### EXERCISE REQUIREMENTS:
Working from the top of the records below, reproduce each line exactly, ending once you have written the line containing "c_begin) / CG;".

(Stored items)
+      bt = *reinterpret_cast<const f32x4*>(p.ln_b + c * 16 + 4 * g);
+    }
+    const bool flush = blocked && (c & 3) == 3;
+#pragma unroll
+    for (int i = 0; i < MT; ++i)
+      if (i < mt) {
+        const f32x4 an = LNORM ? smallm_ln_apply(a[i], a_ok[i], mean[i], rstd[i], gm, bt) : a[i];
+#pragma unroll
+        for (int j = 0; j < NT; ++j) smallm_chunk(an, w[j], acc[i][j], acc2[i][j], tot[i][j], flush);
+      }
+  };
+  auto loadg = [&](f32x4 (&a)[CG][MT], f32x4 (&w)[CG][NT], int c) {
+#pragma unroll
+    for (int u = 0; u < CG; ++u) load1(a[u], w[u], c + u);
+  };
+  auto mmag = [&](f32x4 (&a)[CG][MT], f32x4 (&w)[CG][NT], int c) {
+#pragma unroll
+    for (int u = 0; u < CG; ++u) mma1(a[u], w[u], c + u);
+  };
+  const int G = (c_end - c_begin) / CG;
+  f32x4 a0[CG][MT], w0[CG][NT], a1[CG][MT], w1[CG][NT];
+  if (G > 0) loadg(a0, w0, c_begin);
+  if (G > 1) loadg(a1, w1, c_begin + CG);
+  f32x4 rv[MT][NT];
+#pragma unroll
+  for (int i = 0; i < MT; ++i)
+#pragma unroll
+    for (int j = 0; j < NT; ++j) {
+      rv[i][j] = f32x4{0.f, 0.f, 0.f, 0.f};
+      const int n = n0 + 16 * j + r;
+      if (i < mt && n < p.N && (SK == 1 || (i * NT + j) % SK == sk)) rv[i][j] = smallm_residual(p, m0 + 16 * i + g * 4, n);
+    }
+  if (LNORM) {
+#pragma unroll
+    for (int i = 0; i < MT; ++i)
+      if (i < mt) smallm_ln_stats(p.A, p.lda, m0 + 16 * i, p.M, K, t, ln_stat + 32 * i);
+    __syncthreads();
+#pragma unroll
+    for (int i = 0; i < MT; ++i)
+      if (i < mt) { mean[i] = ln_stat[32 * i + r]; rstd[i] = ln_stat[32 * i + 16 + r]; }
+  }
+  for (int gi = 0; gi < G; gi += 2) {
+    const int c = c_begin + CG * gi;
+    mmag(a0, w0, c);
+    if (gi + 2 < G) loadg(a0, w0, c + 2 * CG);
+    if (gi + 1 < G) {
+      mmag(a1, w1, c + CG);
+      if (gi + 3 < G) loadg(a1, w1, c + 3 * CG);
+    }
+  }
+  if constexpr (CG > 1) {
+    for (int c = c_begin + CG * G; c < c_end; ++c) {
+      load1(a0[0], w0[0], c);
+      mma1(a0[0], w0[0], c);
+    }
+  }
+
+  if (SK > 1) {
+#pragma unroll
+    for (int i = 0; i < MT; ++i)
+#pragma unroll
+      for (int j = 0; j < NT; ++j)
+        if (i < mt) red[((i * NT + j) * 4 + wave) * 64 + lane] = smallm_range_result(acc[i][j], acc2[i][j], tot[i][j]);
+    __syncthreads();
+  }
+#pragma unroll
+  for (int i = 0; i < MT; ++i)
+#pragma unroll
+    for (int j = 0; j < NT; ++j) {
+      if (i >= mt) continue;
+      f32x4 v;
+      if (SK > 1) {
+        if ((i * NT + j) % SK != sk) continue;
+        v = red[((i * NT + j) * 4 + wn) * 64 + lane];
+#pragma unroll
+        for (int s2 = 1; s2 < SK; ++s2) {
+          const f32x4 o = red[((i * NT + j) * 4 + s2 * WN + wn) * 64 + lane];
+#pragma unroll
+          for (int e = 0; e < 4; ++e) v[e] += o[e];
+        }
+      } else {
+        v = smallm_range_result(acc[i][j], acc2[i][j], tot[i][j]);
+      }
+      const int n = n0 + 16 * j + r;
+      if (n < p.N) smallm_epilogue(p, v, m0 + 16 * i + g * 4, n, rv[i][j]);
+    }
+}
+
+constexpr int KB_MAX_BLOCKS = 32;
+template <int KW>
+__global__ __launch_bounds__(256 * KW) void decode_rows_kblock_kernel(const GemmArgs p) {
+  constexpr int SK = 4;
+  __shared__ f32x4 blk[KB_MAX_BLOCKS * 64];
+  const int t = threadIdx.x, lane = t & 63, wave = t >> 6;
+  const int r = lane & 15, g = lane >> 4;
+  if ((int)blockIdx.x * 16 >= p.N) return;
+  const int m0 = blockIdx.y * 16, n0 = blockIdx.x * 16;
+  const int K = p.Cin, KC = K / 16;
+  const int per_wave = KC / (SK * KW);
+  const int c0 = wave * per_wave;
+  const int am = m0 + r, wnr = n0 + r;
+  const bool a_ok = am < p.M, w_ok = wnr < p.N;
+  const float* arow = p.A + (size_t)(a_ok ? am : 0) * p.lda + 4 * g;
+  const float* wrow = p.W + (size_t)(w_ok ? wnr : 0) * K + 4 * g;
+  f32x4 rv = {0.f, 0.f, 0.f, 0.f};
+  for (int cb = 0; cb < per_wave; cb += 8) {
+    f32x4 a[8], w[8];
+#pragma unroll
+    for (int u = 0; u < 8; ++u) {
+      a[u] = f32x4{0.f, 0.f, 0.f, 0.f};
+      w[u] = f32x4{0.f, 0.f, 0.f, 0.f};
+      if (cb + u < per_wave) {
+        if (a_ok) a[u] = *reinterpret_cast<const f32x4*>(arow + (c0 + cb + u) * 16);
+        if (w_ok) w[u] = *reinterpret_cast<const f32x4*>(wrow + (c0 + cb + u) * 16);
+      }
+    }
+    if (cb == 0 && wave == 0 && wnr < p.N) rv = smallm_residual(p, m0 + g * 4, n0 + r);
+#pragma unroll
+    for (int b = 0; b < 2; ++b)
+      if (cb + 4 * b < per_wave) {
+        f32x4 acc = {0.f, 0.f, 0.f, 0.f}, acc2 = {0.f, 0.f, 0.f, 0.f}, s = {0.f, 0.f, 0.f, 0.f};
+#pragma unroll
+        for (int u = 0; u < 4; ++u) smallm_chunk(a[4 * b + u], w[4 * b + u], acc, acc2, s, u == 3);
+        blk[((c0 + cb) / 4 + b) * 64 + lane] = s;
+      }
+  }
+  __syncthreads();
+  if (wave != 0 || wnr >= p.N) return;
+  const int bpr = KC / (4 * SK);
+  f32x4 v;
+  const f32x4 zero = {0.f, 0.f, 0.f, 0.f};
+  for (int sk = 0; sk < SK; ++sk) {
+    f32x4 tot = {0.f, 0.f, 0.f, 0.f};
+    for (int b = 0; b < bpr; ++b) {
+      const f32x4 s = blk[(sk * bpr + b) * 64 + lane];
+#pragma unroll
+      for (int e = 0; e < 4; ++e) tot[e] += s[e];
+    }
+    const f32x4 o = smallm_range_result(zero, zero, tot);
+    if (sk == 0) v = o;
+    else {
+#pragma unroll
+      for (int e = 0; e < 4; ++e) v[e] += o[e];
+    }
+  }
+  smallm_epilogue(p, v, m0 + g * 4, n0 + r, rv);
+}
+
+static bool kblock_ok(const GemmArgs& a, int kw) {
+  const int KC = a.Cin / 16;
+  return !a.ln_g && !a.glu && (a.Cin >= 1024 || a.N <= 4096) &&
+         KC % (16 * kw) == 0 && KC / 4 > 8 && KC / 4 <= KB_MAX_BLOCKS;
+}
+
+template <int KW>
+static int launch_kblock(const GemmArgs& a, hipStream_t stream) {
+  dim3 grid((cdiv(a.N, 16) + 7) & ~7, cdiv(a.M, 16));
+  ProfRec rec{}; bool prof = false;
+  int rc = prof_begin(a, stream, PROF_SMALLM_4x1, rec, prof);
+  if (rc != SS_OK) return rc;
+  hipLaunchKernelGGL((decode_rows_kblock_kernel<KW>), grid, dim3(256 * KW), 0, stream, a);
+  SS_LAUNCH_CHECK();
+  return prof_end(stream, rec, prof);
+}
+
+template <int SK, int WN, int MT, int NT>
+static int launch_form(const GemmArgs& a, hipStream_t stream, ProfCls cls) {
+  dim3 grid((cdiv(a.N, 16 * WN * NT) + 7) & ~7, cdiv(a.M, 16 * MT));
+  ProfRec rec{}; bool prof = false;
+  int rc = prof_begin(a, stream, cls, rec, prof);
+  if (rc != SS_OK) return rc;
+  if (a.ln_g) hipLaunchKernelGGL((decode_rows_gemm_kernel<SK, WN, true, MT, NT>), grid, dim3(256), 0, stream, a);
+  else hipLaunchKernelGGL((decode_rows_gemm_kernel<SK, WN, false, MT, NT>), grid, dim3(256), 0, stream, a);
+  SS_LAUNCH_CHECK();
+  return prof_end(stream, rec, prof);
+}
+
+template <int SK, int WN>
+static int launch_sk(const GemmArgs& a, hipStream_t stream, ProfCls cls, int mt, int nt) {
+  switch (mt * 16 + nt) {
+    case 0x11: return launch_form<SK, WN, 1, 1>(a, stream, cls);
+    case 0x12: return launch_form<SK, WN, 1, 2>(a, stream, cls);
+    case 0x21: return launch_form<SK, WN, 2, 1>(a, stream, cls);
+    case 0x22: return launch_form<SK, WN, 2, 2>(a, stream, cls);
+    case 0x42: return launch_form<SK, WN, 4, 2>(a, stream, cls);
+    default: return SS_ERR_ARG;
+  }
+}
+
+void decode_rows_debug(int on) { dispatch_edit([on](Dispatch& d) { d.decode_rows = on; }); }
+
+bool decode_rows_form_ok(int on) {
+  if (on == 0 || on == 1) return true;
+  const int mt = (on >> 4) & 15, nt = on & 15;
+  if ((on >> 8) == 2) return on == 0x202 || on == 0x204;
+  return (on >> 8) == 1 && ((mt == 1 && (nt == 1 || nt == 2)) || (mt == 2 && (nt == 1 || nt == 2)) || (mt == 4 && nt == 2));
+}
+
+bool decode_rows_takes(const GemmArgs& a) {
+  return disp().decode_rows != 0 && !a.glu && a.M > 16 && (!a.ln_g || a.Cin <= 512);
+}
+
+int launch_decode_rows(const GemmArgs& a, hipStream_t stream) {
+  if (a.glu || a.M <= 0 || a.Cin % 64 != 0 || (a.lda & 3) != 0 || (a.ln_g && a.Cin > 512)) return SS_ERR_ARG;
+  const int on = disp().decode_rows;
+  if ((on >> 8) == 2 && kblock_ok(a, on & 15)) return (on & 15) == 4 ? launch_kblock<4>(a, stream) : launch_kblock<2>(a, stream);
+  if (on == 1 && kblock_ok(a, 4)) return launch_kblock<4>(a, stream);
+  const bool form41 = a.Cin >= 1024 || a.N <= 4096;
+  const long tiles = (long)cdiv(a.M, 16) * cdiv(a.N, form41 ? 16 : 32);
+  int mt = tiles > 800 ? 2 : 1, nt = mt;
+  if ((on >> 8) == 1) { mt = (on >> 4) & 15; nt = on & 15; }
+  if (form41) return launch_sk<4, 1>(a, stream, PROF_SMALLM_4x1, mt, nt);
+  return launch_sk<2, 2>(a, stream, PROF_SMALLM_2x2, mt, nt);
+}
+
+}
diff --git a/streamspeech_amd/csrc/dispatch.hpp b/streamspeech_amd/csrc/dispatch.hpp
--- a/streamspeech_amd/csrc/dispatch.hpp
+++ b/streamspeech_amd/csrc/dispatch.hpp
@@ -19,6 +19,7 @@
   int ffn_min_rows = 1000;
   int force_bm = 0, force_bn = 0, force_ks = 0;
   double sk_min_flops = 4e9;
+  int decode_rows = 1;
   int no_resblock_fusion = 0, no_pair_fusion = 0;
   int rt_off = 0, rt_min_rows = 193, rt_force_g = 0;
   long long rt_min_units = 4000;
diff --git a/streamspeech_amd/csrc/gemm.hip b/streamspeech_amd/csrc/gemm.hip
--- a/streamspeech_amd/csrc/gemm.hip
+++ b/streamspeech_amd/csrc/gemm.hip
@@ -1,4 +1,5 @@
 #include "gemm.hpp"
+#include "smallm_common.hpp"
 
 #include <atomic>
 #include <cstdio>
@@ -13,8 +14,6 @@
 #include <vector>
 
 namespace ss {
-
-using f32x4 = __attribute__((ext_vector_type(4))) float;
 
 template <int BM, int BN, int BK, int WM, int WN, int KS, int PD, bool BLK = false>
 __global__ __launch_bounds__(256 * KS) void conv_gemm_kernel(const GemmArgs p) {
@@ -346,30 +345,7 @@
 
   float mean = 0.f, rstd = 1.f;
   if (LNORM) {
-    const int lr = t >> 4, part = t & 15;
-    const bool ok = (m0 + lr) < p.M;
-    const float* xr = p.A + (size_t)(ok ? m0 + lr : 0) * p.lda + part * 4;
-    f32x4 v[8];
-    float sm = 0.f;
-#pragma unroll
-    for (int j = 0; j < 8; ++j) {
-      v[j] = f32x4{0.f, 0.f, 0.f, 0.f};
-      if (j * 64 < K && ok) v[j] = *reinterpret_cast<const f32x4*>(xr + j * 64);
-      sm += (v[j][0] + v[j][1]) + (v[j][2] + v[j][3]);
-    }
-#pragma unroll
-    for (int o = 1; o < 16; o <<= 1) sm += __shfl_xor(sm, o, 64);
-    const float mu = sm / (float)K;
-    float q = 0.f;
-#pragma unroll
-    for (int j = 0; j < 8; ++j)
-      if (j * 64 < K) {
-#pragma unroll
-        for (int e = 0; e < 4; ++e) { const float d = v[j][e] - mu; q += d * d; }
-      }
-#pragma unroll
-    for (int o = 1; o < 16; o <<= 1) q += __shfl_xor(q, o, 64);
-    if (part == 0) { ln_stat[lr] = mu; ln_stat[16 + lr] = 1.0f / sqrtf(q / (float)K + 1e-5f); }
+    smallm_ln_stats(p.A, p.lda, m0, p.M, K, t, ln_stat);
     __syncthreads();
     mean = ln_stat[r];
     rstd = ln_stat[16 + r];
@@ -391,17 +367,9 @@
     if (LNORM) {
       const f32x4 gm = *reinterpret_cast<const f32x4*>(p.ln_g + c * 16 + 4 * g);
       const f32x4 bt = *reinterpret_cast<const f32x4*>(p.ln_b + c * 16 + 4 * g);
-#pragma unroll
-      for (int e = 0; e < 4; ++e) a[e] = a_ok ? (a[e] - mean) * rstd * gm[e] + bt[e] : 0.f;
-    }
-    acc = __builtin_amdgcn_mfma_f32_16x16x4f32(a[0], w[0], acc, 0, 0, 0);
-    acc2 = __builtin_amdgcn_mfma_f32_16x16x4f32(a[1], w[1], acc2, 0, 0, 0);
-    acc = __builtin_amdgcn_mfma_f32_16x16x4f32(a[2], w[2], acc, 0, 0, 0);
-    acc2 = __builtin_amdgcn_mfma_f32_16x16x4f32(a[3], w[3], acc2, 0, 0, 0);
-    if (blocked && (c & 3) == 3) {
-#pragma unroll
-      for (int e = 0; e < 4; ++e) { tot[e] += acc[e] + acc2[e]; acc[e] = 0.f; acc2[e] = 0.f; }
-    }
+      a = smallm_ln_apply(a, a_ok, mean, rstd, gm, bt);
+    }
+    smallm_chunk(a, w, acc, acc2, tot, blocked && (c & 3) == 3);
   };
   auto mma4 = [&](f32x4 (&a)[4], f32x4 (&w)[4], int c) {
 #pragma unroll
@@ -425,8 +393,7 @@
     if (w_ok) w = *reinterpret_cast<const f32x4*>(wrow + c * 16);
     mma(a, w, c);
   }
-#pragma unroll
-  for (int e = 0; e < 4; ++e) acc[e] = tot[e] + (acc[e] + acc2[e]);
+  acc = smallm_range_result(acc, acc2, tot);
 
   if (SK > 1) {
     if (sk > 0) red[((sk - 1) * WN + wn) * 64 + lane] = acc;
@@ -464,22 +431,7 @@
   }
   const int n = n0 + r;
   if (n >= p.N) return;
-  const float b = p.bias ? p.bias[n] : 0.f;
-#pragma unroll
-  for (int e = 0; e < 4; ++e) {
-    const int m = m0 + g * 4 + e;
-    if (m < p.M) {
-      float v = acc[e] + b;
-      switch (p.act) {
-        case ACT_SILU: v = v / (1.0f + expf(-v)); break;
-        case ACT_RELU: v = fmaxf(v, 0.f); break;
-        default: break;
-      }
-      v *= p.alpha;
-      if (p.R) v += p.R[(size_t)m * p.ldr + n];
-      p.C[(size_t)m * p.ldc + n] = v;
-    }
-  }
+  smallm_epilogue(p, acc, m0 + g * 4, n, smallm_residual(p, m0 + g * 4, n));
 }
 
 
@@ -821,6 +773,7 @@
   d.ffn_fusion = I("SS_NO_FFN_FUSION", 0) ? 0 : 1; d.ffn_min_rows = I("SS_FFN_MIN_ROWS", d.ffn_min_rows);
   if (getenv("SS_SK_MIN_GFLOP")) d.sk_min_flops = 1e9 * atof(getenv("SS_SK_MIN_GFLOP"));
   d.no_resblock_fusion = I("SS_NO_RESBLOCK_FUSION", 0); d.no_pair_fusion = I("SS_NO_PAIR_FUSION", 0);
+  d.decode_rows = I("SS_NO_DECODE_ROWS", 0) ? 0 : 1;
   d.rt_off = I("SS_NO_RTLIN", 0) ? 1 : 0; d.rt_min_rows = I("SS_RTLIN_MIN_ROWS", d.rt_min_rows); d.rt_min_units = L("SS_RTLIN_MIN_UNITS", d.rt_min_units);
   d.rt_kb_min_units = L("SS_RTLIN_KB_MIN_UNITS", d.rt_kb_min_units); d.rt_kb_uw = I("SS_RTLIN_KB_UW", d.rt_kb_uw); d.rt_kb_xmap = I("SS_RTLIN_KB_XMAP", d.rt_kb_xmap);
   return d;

### REPLY:
+      bt = *reinterpret_cast<const f32x4*>(p.ln_b + c * 16 + 4 * g);
+    }
+    const bool flush = blocked && (c & 3) == 3;
+#pragma unroll
+    for (int i = 0; i < MT; ++i)
+      if (i < mt) {
+        const f32x4 an = LNORM ? smallm_ln_apply(a[i], a_ok[i], mean[i], rstd[i], gm, bt) : a[i];
+#pragma unroll
+        for (int j = 0; j < NT; ++j) smallm_chunk(an, w[j], acc[i][j], acc2[i][j], tot[i][j], flush);
+      }
+  };
+  auto loadg = [&](f32x4 (&a)[CG][MT], f32x4 (&w)[CG][NT], int c) {
+#pragma unroll
+    for (int u = 0; u < CG; ++u) load1(a[u], w[u], c + u);
+  };
+  auto mmag = [&](f32x4 (&a)[CG][MT], f32x4 (&w)[CG][NT], int c) {
+#pragma unroll
+    for (int u = 0; u < CG; ++u) mma1(a[u], w[u], c + u);
+  };
+  const int G = (c_end - c_begin) / CG;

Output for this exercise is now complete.